One of the things that touches the most is the attempt of Anoushka - the writer and the choreographer - to walk away from grandeur and base her faith in communities and equal collaborations, which is much more difficult than said, and puts an immense responsibility on all the involved artists and technicians. Democracy and creativity do not go well hand-in-hand, but it is always exciting to experience glimpses of processes that attempt it. Especially in a work like this that has been created over years, bit by bit, carving its way out through the pandemic, through foreseen and unforeseen obstacles and losses.Especially in a sci-fi-coming-to-reality era, when robots performing a Kshetrayya Padam or The Rites of Spring to perfection is not anymore a faraway nightmare, when identity does not live in the mind or the body but in the labyrinth of virtual recognition.

"what talk of cuddling a child across seas
through a screen.
what talk of body if her hips are weak from twerking or from sitting on a yoga block?
and yours are tired from watching?
what talk of diversion when attention is rounded up to be economised."


What Talk of Body

And in that line, what also moves the audience is how the dance uses this idea of dislocation and alienation in the constant separation of body and body, body and voice, voice and voice, voice and text and then attempts to merge them back together in silence, contact and trust. A trust that always comes across in the body if it exists in the heart of the process. An installation of the text outside the auditorium adds another layer. The separation is a theme that Anoushka has been deeplyinterested in since the beginning of her choreographic career. Having worked with shadows and digital screens earlier, it is this separation and the closing of it through "overlays of word, sound and action" that makes the broad structural narrative of What Talk of Body.

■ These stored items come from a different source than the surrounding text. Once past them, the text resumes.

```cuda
__global__ void __launch_bounds__(32 * BT_WARPS) blur_kernel(const __grid_constant__ Geometry g, const uint8_t* __restrict__ pyr,
                                                             uint8_t* __restrict__ blur) {
    const int img = blockIdx.y;
    int l = 0;
    while (l + 1 < g.nlevels && (int)blockIdx.x >= g.blur_base[l + 1]) l++;
    const LevelGeom& L = g.lv[l];
    const int local = blockIdx.x - g.blur_base[l];
    const int tilesX = (L.w + BLUR_TILE_W - 1) / BLUR_TILE_W;
    const int ty = local / tilesX, tx = local - ty * tilesX;
    const int lane = threadIdx.x & 31, wrp = threadIdx.x >> 5;
    const int x = tx * BLUR_TILE_W + 4 * (lane - 1);
    const int yb = ty * BLUR_TILE_H + wrp * BT_R;
    if (yb >= L.h) return;
    const uint8_t* src = pyr + (size_t)img * g.pyr_image_stride + L.pyr_off;
    uint8_t* dst = blur + (size_t)img * g.pyr_image_stride + L.pyr_off;
    const int W = L.w, H = L.h, pitch = L.pitch;
    const bool left_edge = (x == 0);
    const bool loads = x >= 0 && x < pitch;
    const bool stores = lane >= 1 && lane <= 30 && x < W;
    const unsigned WLO = 18u | (34u << 8) | (48u << 16) | (56u << 24);
    const unsigned WHI = 48u | (34u << 8) | (18u << 16);

    uint32_t own[BT_R + 6];
    if (yb >= 3 && yb + BT_R + 2 < H) {
        const uint8_t* p = src + (size_t)(yb - 3) * pitch + x;
#pragma unroll
        for (int step = 0; step < BT_R + 6; step++, p += pitch) own[step] = loads ? *reinterpret_cast<const uint32_t*>(p) : 0u;
    } else {
#pragma unroll
        for (int step = 0; step < BT_R + 6; step++)
            own[step] = loads ? *reinterpret_cast<const uint32_t*>(src + (unsigned)(reflect101(yb + step - 3, H) * pitch) + x) : 0u;
    }

    uint32_t pk[6][4];
    uint32_t hprev[4] = {0, 0, 0, 0};
#pragma unroll
    for (int step = 0; step < BT_R + 6; step++) {
        const uint32_t W1 = own[step];
        uint32_t W0 = __shfl_up_sync(0xFFFFFFFFu, W1, 1);
        const uint32_t W2 = __shfl_down_sync(0xFFFFFFFFu, W1, 1);
        if (left_edge) W0 = __byte_perm(W1, W2, 0x1234);
        uint32_t h[4];
        h[0] = __dp4a(__byte_perm(W0, W1, 0x4321), WLO, __dp4a(__byte_perm(W1, W2, 0x4321), WHI, 0u));
        h[1] = __dp4a(__byte_perm(W0, W1, 0x5432), WLO, __dp4a(__byte_perm(W1, W2, 0x5432), WHI, 0u));
        h[2] = __dp4a(__byte_perm(W0, W1, 0x6543), WLO, __dp4a(__byte_perm(W1, W2, 0x6543), WHI, 0u));
        h[3] = __dp4a(W1, WLO, __dp4a(W2, WHI, 0u));
        if (step >= 1) {
#pragma unroll
            for (int i = 0; i < 4; i++) pk[(step - 1) % 6][i] = __byte_perm(hprev[i], h[i], 0x5410);
        }
        if (step >= 6) {
            const int yout = yb + step - 6;
            if (yout < H && stores) {
                uint32_t s[4];
#pragma unroll
                for (int i = 0; i < 4; i++) {
                    uint32_t acc = h[i] * 18u + 32768u;
                    acc = __dp2a_lo(pk[(step - 2) % 6][i], 48u | (34u << 8), acc);
                    acc = __dp2a_lo(pk[(step - 4) % 6][i], 48u | (56u << 8), acc);
                    s[i] = __dp2a_lo(pk[(step - 6) % 6][i], 18u | (34u << 8), acc);
                }
                const uint32_t out = __byte_perm(__byte_perm(s[0], s[1], 0x0062), __byte_perm(s[2], s[3], 0x0062), 0x5410);
                *reinterpret_cast<uint32_t*>(dst + (size_t)yout * pitch + x) = out;
            }
        }
#pragma unroll
        for (int i = 0; i < 4; i++) hprev[i] = h[i];
    }
}

int launch_blur(const Geometry& g, const Workspace& ws, int n_images, cudaStream_t s) {
    dim3 grid(g.blur_tiles, n_images);
    blur_kernel<<<grid, 32 * BT_WARPS, 0, s>>>(g, ws.pyr, ws.blur);
    return 1;
}

}
```

### orb_slam2_b200/csrc/k_pyramid.cu

```cuda
#include "borb_internal.h"

namespace borb {

template <int ROWS>
__global__ void __launch_bounds__(256, 6) pyr_resize_kernel(const uint8_t* __restrict__ pyr, uint8_t* __restrict__ pyr_out,
                                                         const int16_t* __restrict__ tabs, LevelGeom src, LevelGeom dst,
                                                         unsigned image_stride) {
    const int img = blockIdx.z;
    const int dyb = (blockIdx.y * 8 + threadIdx.y) * ROWS;
    const int dx0 = (blockIdx.x * 32 + threadIdx.x) * 4;
    const int wpad = (dst.w + 8 + 3) & ~3;
    if (dyb >= dst.h || dx0 >= wpad) return;
    const uint8_t* S = pyr + (size_t)img * image_stride + src.pyr_off;
    uint8_t* D = pyr_out + (size_t)img * image_stride + dst.pyr_off;
    const uint4* xt = reinterpret_cast<const uint4*>(tabs + ((size_t)dst.xwin_off + dx0) * 4);
    const uint2* yt = reinterpret_cast<const uint2*>(tabs + (size_t)dst.ytab_off * 4);
    const uint4 e01 = xt[0], e23 = xt[1];
    const uint32_t wts[4] = {e01.x, e01.z, e23.x, e23.z};
    const uint32_t ctl[4] = {e01.y, e01.w, e23.y, e23.w};
    const int base = (int)(ctl[0] & 0xFFFF);
    uint32_t ra[ROWS][3], rc[ROWS][3];
    uint32_t B0[ROWS], B1[ROWS];
#pragma unroll
    for (int r = 0; r < ROWS; r++) {
        const int dy = min(dyb + r, dst.h - 1);
        const uint2 ye = yt[dy];
        const int sy = (int)(short)(ye.x & 0xFFFF);
        B0[r] = ye.x & 0xFFFF0000u;
        B1[r] = ye.y << 16;
        const int sy0 = min(max(sy, 0), src.h - 1), sy1 = min(max(sy + 1, 0), src.h - 1);
        const uint32_t* R0 = reinterpret_cast<const uint32_t*>(S + (size_t)sy0 * src.pitch + base);
        const uint32_t* R1 = reinterpret_cast<const uint32_t*>(S + (size_t)sy1 * src.pitch + base);
        ra[r][0] = R0[0]; ra[r][1] = R0[1]; ra[r][2] = R0[2];
        rc[r][0] = R1[0]; rc[r][1] = R1[1]; rc[r][2] = R1[2];
    }
#pragma unroll
    for (int r = 0; r < ROWS; r++) {
        if (dyb + r >= dst.h) break;
        uint32_t v[4];
#pragma unroll
        for (int i = 0; i < 4; i++) {
            const uint32_t s1 = ctl[i] >> 16, s2 = ctl[i] >> 24;
            const uint32_t p0 = __byte_perm(__byte_perm(ra[r][0], ra[r][1], s1), ra[r][2], s2);
            const uint32_t p1 = __byte_perm(__byte_perm(rc[r][0], rc[r][1], s1), rc[r][2], s2);
            const uint32_t h0 = __dp2a_lo(wts[i], p0, 0u), h1 = __dp2a_lo(wts[i], p1, 0u);
            v[i] = (__umulhi(B0[r], h0 >> 4) + __umulhi(B1[r], h1 >> 4) + 2) >> 2;
        }
        const uint32_t out = __byte_perm(__byte_perm(v[0], v[1], 0x0040), __byte_perm(v[2], v[3], 0x0040), 0x5410);
        *reinterpret_cast<uint32_t*>(D + (size_t)(dyb + r) * dst.pitch + dx0) = out;
    }
}

__global__ void __launch_bounds__(256) pyr_resize_generic_kernel(const uint8_t* __restrict__ pyr, uint8_t* __restrict__ pyr_out,
                                                                 const int16_t* __restrict__ tabs, LevelGeom src, LevelGeom dst,
                                                                 unsigned image_stride) {
    const int img = blockIdx.z;
    const int dy = blockIdx.y * 8 + threadIdx.y;
    const int dx = blockIdx.x * 32 + threadIdx.x;
    const int wpad = (dst.w + 8 + 3) & ~3;
    if (dy >= dst.h || dx >= wpad) return;
    const uint8_t* S = pyr + (size_t)img * image_stride + src.pyr_off;
    uint8_t* D = pyr_out + (size_t)img * image_stride + dst.pyr_off;
    const short4 xe = reinterpret_cast<const short4*>(tabs)[(size_t)dst.xtab_off + dx];
    const short4 ye = reinterpret_cast<const short4*>(tabs)[(size_t)dst.ytab_off + dy];
    const int sy0 = min(max((int)ye.x, 0), src.h - 1), sy1 = min(max((int)ye.x + 1, 0), src.h - 1);
    const uint8_t* R0 = S + (size_t)sy0 * src.pitch;
    const uint8_t* R1 = S + (size_t)sy1 * src.pitch;
    const int sx = xe.x;
    const int r0 = R0[sx] * xe.y + R0[sx + 1] * xe.z;
    const int r1 = R1[sx] * xe.y + R1[sx + 1] * xe.z;
    D[(size_t)dy * dst.pitch + dx] = (uint8_t)((((ye.y * (r0 >> 4)) >> 16) + ((ye.z * (r1 >> 4)) >> 16) + 2) >> 2);
}

__global__ void __launch_bounds__(256) repack_kernel(const uint8_t* __restrict__ stage, int src_stride, size_t src_image_bytes,
                                                     uint8_t* __restrict__ pyr, LevelGeom l0, unsigned image_stride) {
    const int img = blockIdx.z, y = blockIdx.y;
    const int x0 = (blockIdx.x * 256 + threadIdx.x) * 4;
    if (x0 >= l0.w) return;
    const uint8_t* S = stage + (size_t)img * src_image_bytes + (size_t)y * src_stride + x0;
    uint32_t v = 0;
#pragma unroll
    for (int i = 0; i < 4; i++)
        if (x0 + i < l0.w) v |= (uint32_t)S[i] << (8 * i);
    *reinterpret_cast<uint32_t*>(pyr + (size_t)img * image_stride + l0.pyr_off + (size_t)y * l0.pitch + x0) = v;
}

__global__ void __launch_bounds__(256) repack_color_kernel(const uint8_t* __restrict__ stage, int src_stride, size_t src_image_bytes,
                                                           int channels, int rgb, uint8_t* __restrict__ pyr, LevelGeom l0,
                                                           unsigned image_stride) {
    const int img = blockIdx.z, y = blockIdx.y;
    const int x0 = (blockIdx.x * 256 + threadIdx.x) * 4;
    if (x0 >= l0.w) return;
    const uint8_t* S = stage + (size_t)img * src_image_bytes + (size_t)y * src_stride + (size_t)x0 * channels;
    const int cr = rgb ? 9798 : 3735, cb = rgb ? 3735 : 9798;
    uint32_t v = 0;
#pragma unroll
    for (int i = 0; i < 4; i++)
        if (x0 + i < l0.w) {
            const uint8_t* px = S + i * channels;
            const int yv = (px[0] * cr + px[1] * 19235 + px[2] * cb + 16384) >> 15;
            v |= (uint32_t)yv << (8 * i);
        }
    *reinterpret_cast<uint32_t*>(pyr + (size_t)img * image_stride + l0.pyr_off + (size_t)y * l0.pitch + x0) = v;
}
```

The always delicious subtlety of movements on Anoushka's part are contrasted by Akila's calm rootedness that leaves space for exploring more in the coming performances.

"yet since we repeatedly choose
this uneasy living
over the ignorance in dying
there must be some talk left
in body"


What Talk of Body

Some talk must be left in the body. For contemporarydancers and choreographers, this does not change. Unfortunately, many of the difficulties that they faced since time immemorial in keeping this fundamental spirit up, remain intact. A piece of art is not solely an individual's doing, nor responsibility. In art, one form keeps the other alive and that is how art grows - by questioning and re-questioning. What Talk of Body is placed in today's Chennai - a gigantic artists' hub. And yet, almost every experimental work suffers from a lack of a larger community support, unavailability of affordable rehearsal spaces, light and sound and most lamentably, a vibrant community.

This work too has had its share of the same struggle. Therefore, it is even more heartening that this particular performance has been blessed to have not only a range of engaged audience members, but also an interesting collaboration between the dancers and Vignesh Kumulai, a light designer from the Kovilpatti-based theatre group Manalmagudi. It remains for us to see where such interesting engagements and collaborations take this work in the future.


Meera and Madhushree are dancers and writers based in Chennai.